> **Assigned task**
Copy the records below word for word. Stop after the line that contains "const float (*tabn)[256], int64_t".

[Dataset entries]
__device__ __forceinline__ void mean_add_batch(float (&e)[kMeanCpt], const uint2 (&w)[kMeanUnroll],
                                               const float (*tabn)[256], int jj) {
#pragma unroll
    for (int u = 0; u < kMeanUnroll; ++u) {
        const float* tb = tabn[jj + u];
#pragma unroll
        for (int k = 0; k < 4; ++k) e[k] += tb[(w[u].x >> (8 * k)) & 0xFF];
#pragma unroll
        for (int k = 0; k < 4; ++k) e[4 + k] += tb[(w[u].y >> (8 * k)) & 0xFF];
    }
}

__device__ __forceinline__ void mean_build_tables(float (*tabn)[256], const float* __restrict__ l1,
                                                  const int32_t* __restrict__ kmaxv, int64_t j0, int nb, int wid,
                                                  int lane, float fm, float n_div) {
    for (int jj = wid; jj < nb; jj += kCodesMeanThreads / kWave) {
        const float L = l1[j0 + jj];
        const int km = min(127, max(0, kmaxv[j0 + jj]));
        for (int k = lane; k <= km; k += kWave) {
            const float v = ((L * (float)k) / fm) / n_div;
            tabn[jj][k] = v;
            tabn[jj][255 - k] = -v;
        }
    }
}

__device__ __forceinline__ void mean_add_bytes(float (&e)[kMeanCpt], const int8_t* __restrict__ codes, int64_t ldc,
                                               const float (*tabn)[256], int64_t j0, int nb, int64_t i0, int64_t d) {
    for (int jj = 0; jj < nb; ++jj)
        for (int k = 0; k < kMeanCpt; ++k)
            if (i0 + k < d) e[k] += tabn[jj][(uint8_t)codes[(j0 + jj) * ldc + i0 + k]];
}

__device__ __forceinline__ uint32_t mean_ovf_mask(const int32_t* __restrict__ kmaxv, int64_t j0, int nb) {
    uint32_t mk = 0;
    for (int jj = 0; jj < nb; ++jj) mk |= (kmaxv[j0 + jj] > 127 ? 1u : 0u) << jj;
    return mk;
}

__device__ __forceinline__ void mean_add_mixed(float (&e)[kMeanCpt], const int8_t* __restrict__ codes, int64_t ldc,
                                            const float* __restrict__ q, int64_t ldq, const float (*tabn)[256],
                                            uint32_t ovf, int64_t j0, int nb, int64_t i0, int64_t d, float n_div) {
    for (int jj = 0; jj < nb; ++jj) {
        const int64_t j = j0 + jj;
        if ((ovf >> jj) & 1u) {
            for (int k = 0; k < kMeanCpt; ++k)
                if (i0 + k < d) e[k] += q[j * ldq + i0 + k] / n_div;
        } else {
            for (int k = 0; k < kMeanCpt; ++k)
                if (i0 + k < d) e[k] += tabn[jj][(uint8_t)codes[j * ldc + i0 + k]];
        }
    }
}

template <bool VEC, bool ALL = false>
__global__ void __launch_bounds__(kCodesMeanThreads)
codes_mean_kernel(const int8_t* __restrict__ codes, int64_t ldc, const float* __restrict__ l1,
                  const int32_t* __restrict__ kmaxv, int64_t n, int64_t d, float fm, float n_div, int accumulate,
                  float* __restrict__ est, const float* __restrict__ q, int64_t ldq) {
    __shared__ float tabn[kMeanClients][256];
    __shared__ uint32_t s_ovf;
    const int tid = threadIdx.x;
    const int lane = tid & (kWave - 1);
    const int wid = __builtin_amdgcn_readfirstlane(tid / kWave);
    const int64_t i0 = ((int64_t)blockIdx.x * kCodesMeanThreads + tid) * kMeanCpt;
    const bool full = ALL || (VEC && i0 + kMeanCpt <= d);
    float e[kMeanCpt];
#pragma unroll
    for (int k = 0; k < kMeanCpt; ++k) e[k] = (accumulate && i0 + k < d) ? est[i0 + k] : 0.0f;
    bool any = false;
    if (q) {
        if (tid == 0) s_ovf = 0u;
        __syncthreads();
        bool a = false;
        for (int64_t j = tid; j < n; j += kCodesMeanThreads) a = a || kmaxv[j] > 127;
        if (a) s_ovf = 1u;
        __syncthreads();
        any = s_ovf != 0u;
    }
    const int64_t groups = n / kMeanClients;
    if (any) {
        for (int64_t j0 = 0; j0 < n; j0 += kMeanClients) {
            const int nb = (int)min((int64_t)kMeanClients, n - j0);
            const uint32_t ovf = mean_ovf_mask(kmaxv, j0, nb);
            __syncthreads();
            mean_build_tables(tabn, l1, kmaxv, j0, nb, wid, lane, fm, n_div);
            __syncthreads();
            mean_add_mixed(e, codes, ldc, q, ldq, tabn, ovf, j0, nb, i0, d, n_div);
        }
    } else {
    const int8_t* cbase = codes + (full ? i0 : 0);
    uint2 wa[kMeanUnroll], wb[kMeanUnroll];
    if (VEC && groups > 0) mean_load_batch(wa, cbase, ldc);
    for (int64_t g = 0; g < groups; ++g) {
        const int64_t j0 = g * kMeanClients;
        __syncthreads();
        mean_build_tables(tabn, l1, kmaxv, j0, kMeanClients, wid, lane, fm, n_div);
        __syncthreads();
        if (VEC) {
            mean_load_batch(wb, cbase + (j0 + kMeanUnroll) * ldc, ldc);
            if (full) mean_add_batch(e, wa, tabn, 0);
            const int64_t jn = (j0 + kMeanClients + kMeanUnroll <= n) ? j0 + kMeanClients : n - kMeanUnroll;
            mean_load_batch(wa, cbase + jn * ldc, ldc);
            if (full) mean_add_batch(e, wb, tabn, kMeanUnroll);
        }
        if (!full) mean_add_bytes(e, codes, ldc, tabn, j0, kMeanClients, i0, d);
    }
    const int64_t jr = groups * kMeanClients;
    const int nr = (int)(n - jr);
    if (nr > 0) {
        __syncthreads();
        mean_build_tables(tabn, l1, kmaxv, jr, nr, wid, lane, fm, n_div);
        __syncthreads();
        if (full) {
            for (int jj = 0; jj < nr; ++jj) {
                const uint2 w = *reinterpret_cast<const uint2*>(codes + (jr + jj) * ldc + i0);
#pragma unroll
                for (int k = 0; k < 4; ++k) e[k] += tabn[jj][(w.x >> (8 * k)) & 0xFF];
#pragma unroll
                for (int k = 0; k < 4; ++k) e[4 + k] += tabn[jj][(w.y >> (8 * k)) & 0xFF];
            }
        } else {
            mean_add_bytes(e, codes, ldc, tabn, jr, nr, i0, d);
        }
    }
    }
    if (full) {
        *reinterpret_cast<float4*>(est + i0) = make_float4(e[0], e[1], e[2], e[3]);
        *reinterpret_cast<float4*>(est + i0 + 4) = make_float4(e[4], e[5], e[6], e[7]);
    } else {
        for (int k = 0; k < kMeanCpt; ++k)
            if (i0 + k < d) est[i0 + k] = e[k];
    }
}

constexpr int kNibMax = 7;
constexpr int64_t kNibAlign = kCodesMeanThreads * kMeanCpt;

__device__ __forceinline__ void nib_load_batch(uint32_t (&w)[kMeanUnroll], const uint8_t* cp, int64_t ldn) {
#pragma unroll
    for (int u = 0; u < kMeanUnroll; ++u) w[u] = __builtin_nontemporal_load(reinterpret_cast<const uint32_t*>(cp + (int64_t)u * ldn));
}

__device__ __forceinline__ void nib_add_batch(float (&e)[kMeanCpt], const uint32_t (&w)[kMeanUnroll],
                                              const float (*tab)[16], int jj) {
#pragma unroll
    for (int u = 0; u < kMeanUnroll; ++u) {
        const float* tb = tab[jj + u];
#pragma unroll
        for (int k = 0; k < kMeanCpt; ++k) e[k] += tb[(w[u] >> (4 * k)) & 0xFu];
    }
}
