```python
class T2VConfig(ctypes.Structure):
    _fields_ = [(n, c_int) for n in ("num_attention_heads", "attention_head_dim", "in_channels", "out_channels", "num_layers",
                                     "sample_size", "patch_size", "cross_attention_dim", "caption_channels", "video_length",
# ... 111 lines not shown
                                     c_int, c_int, c_void]),
    "latte_debug_pack_w8": (c_int, [c_void, c_void, c_i64, c_int, c_void]),
    "latte_debug_ln_modulate_split8": (c_int, [c_void, c_void, c_void, c_void, c_void, c_int, c_int, c_int, c_int, c_int, c_void]),
    "latte_debug_qkv_attention_split8": (c_int, [c_void, c_void, c_void, c_void, c_void, c_int, c_int, c_int, c_int, c_int, c_int, c_int,
                                                 c_void]),
    "latte_debug_gemm": (c_int, [c_void, c_void, c_void, c_void, c_void, c_int, c_int, c_int, c_int, c_int, c_int,
                                 c_int, c_int, c_void]),
    "latte_debug_gemm_gelu": (c_int, [c_void, c_void, c_void, c_void, c_void, c_int, c_int, c_int, c_int, c_int, c_void]),
    "latte_debug_gemm_choice": (c_int, [c_int, c_int, c_int, c_int]),
    "latte_debug_qkv_attention_fusable": (c_int, [c_int, c_int, c_int, c_int, c_int, c_i64]),
    "latte_debug_gemm_tn_plan": (c_int, [c_int, c_int, c_int, ctypes.POINTER(c_int)]),
    "latte_debug_attention": (c_int, [c_void, c_void, c_int, c_int, c_int, c_int, c_int, c_i64, c_i64, c_i64, c_int,
                                      c_void]),
    "latte_debug_qkv_attention": (c_int, [c_void, c_void, c_void, c_void, c_void, c_int, c_int, c_int, c_int, c_int, c_int, c_int,
                                          c_int, c_void]),
    "latte_debug_qkv_attention_trace": (c_int, [c_void, c_void, c_void, c_void, c_void, c_void, c_int, c_int, c_int, c_int, c_int,
                                                c_int, c_int, c_int, c_void]),
    "latte_debug_attention_bwd": (c_int, [c_void, c_void, c_void, c_void, c_void, c_int, c_int, c_int, c_int, c_int, c_i64, c_i64, c_i64,
                                          c_int, c_void]),
    "latte_debug_gemm_tn": (c_int, [c_void, c_void, c_void, c_void, c_i64, c_int, c_int, c_int, c_int, c_void]),
    "latte_debug_gemm_tn_colsum": (c_int, [c_void, c_void, c_void, c_void, c_void, c_i64, c_int, c_int, c_int, c_int, c_void]),
    "latte_debug_ln_modulate": (c_int, [c_void, c_void, c_void, c_void, c_int, c_int, c_int, c_int, c_void, c_int,
                                        c_int, c_int, c_void]),
    "latte_debug_convert": (c_int, [c_void, c_void, c_i64, c_int, c_void]),
    "latte_debug_gated_add_ln": (c_int, [c_void, c_void, c_void, c_int, c_void, c_void, c_void, c_void, c_int, c_int, c_int, c_int,
                                         c_void, c_int, c_int, c_int, c_void]),
    "latte_debug_ln_bwd": (c_int, [c_void, c_void, c_void, c_int, c_void, c_void, c_void, c_void, c_int, c_int, c_int, c_int, c_void,
                                   c_void, c_int, c_void, c_void, c_void, c_i64, c_int, c_void]),
    "latte_debug_gate_bwd": (c_int, [c_void, c_void, c_void, c_int, c_void, c_void, c_i64, c_void, c_int, c_int, c_int, c_int, c_int,
                                     c_int, c_void]),
    "latte_debug_loss_grad": (c_int, [c_void, c_int, c_void, c_void, c_void, c_void, c_void, c_int, c_int, c_int, c_int, c_void,
                                      c_void]),
    "latte_debug_fill_normal": (c_int, [c_void, c_i64, c_u64, c_u64, c_void]),
    "latte_debug_tr16_probe": (c_int, [c_void, c_void]),
    "latte_debug_set_choice": (c_int, [c_char, c_int]),
    "latte_debug_dma_probe": (c_int, [c_void, c_void, c_int, c_int, c_int, c_void]),
    "latte_debug_conv3x3": (c_int, [c_void, c_void, c_void, c_void, c_void, c_int, c_int, c_int, c_int, c_int, c_int, c_int,
                                    c_void]),
    "latte_debug_vae_trace": (c_int, [c_void, c_void, c_int, c_f32, c_int, c_void, c_void, c_void, c_void]),
    "latte_debug_vae_encode_trace": (c_int, [c_void, c_void, c_int, c_int, c_int, c_void, c_void, c_void, c_void]),
    "latte_debug_conv3x3_down_f32": (c_int, [c_void, c_void, c_void, c_void, c_void, c_int, c_int, c_int, c_int, c_int, c_int, c_void]),
    "latte_debug_vae_enc_conv_in": (c_int, [c_void, c_int, c_void, c_void, c_void, c_int, c_int, c_int, c_void]),
    "latte_debug_vae_enc_tail": (c_int, [c_void, c_void, c_void, c_void, c_void, c_void, c_void, c_int, c_int, c_int, c_void]),
    "latte_debug_conv3rows_f32": (c_int, [c_void, c_void, c_void, c_void, c_void, c_int, c_int, c_int, c_int, c_int, c_void]),
    "latte_debug_conv3x3_f32": (c_int, [c_void, c_void, c_void, c_void, c_void, c_int, c_int, c_int, c_int, c_int, c_int, c_int,
                                        c_void]),
# ... 46 lines not shown
```

latte_amd/csrc/common.h:

```cpp
#pragma once
#include <hip/hip_runtime.h>
#include <stdint.h>
#include <atomic>
#include <string>
#include <vector>

#include "../../include/latte_amd.h"

struct latte_schedule {
  int num_timesteps = 0;
  std::vector<int64_t> timestep_map;
  std::vector<double> betas, alphas_cumprod, alphas_cumprod_prev, sqrt_recip_alphas_cumprod,
      sqrt_recipm1_alphas_cumprod, posterior_variance, posterior_log_variance_clipped, posterior_mean_coef1,
      posterior_mean_coef2, log_betas, sqrt_alphas_cumprod, sqrt_one_minus_alphas_cumprod;
  int mean_type = 0;
  int var_type = 0;
  mutable float* dev_tables = nullptr;
  mutable int dev_tables_device = -1;
};
enum DevTable : int { DT_SQRT_AC = 0, DT_SQRT_1MAC, DT_COEF1, DT_COEF2, DT_POST_LOGVAR, DT_LOG_BETAS, DT_SQRT_RECIP, DT_SQRT_RECIPM1,
                      DT_FIXED_LOGVAR, LATTE_NUM_DEV_TABLES };

extern "C" int schedule_device_tables(const latte_schedule_t* s, const float** out, hipStream_t st);

// ... 107 lines not shown
  int B, F, T, D, heads, hd;
  int mode;
  float scale;
  int flags;
  int out_split;
  unsigned char* out8;
};
bool qkv_attention_fusable(int D, int heads, int hd, int F, int T, int mode, int64_t rows);
int launch_qkv_attention(const QkvAttnArgs& a, int dtype, hipStream_t st);
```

> **Exercise solution**
__device__ __forceinline__ void mean_add_batch(float (&e)[kMeanCpt], const uint2 (&w)[kMeanUnroll],
                                               const float (*tabn)[256], int jj) {
#pragma unroll
    for (int u = 0; u < kMeanUnroll; ++u) {
        const float* tb = tabn[jj + u];
#pragma unroll
        for (int k = 0; k < 4; ++k) e[k] += tb[(w[u].x >> (8 * k)) & 0xFF];
#pragma unroll
        for (int k = 0; k < 4; ++k) e[4 + k] += tb[(w[u].y >> (8 * k)) & 0xFF];
    }
}

__device__ __forceinline__ void mean_build_tables(float (*tabn)[256], const float* __restrict__ l1,
                                                  const int32_t* __restrict__ kmaxv, int64_t j0, int nb, int wid,
                                                  int lane, float fm, float n_div) {
    for (int jj = wid; jj < nb; jj += kCodesMeanThreads / kWave) {
        const float L = l1[j0 + jj];
        const int km = min(127, max(0, kmaxv[j0 + jj]));
        for (int k = lane; k <= km; k += kWave) {
            const float v = ((L * (float)k) / fm) / n_div;
            tabn[jj][k] = v;
            tabn[jj][255 - k] = -v;
        }
    }
}

__device__ __forceinline__ void mean_add_bytes(float (&e)[kMeanCpt], const int8_t* __restrict__ codes, int64_t ldc,
                                               const float (*tabn)[256], int64_t j0, int nb, int64_t i0, int64_t d) {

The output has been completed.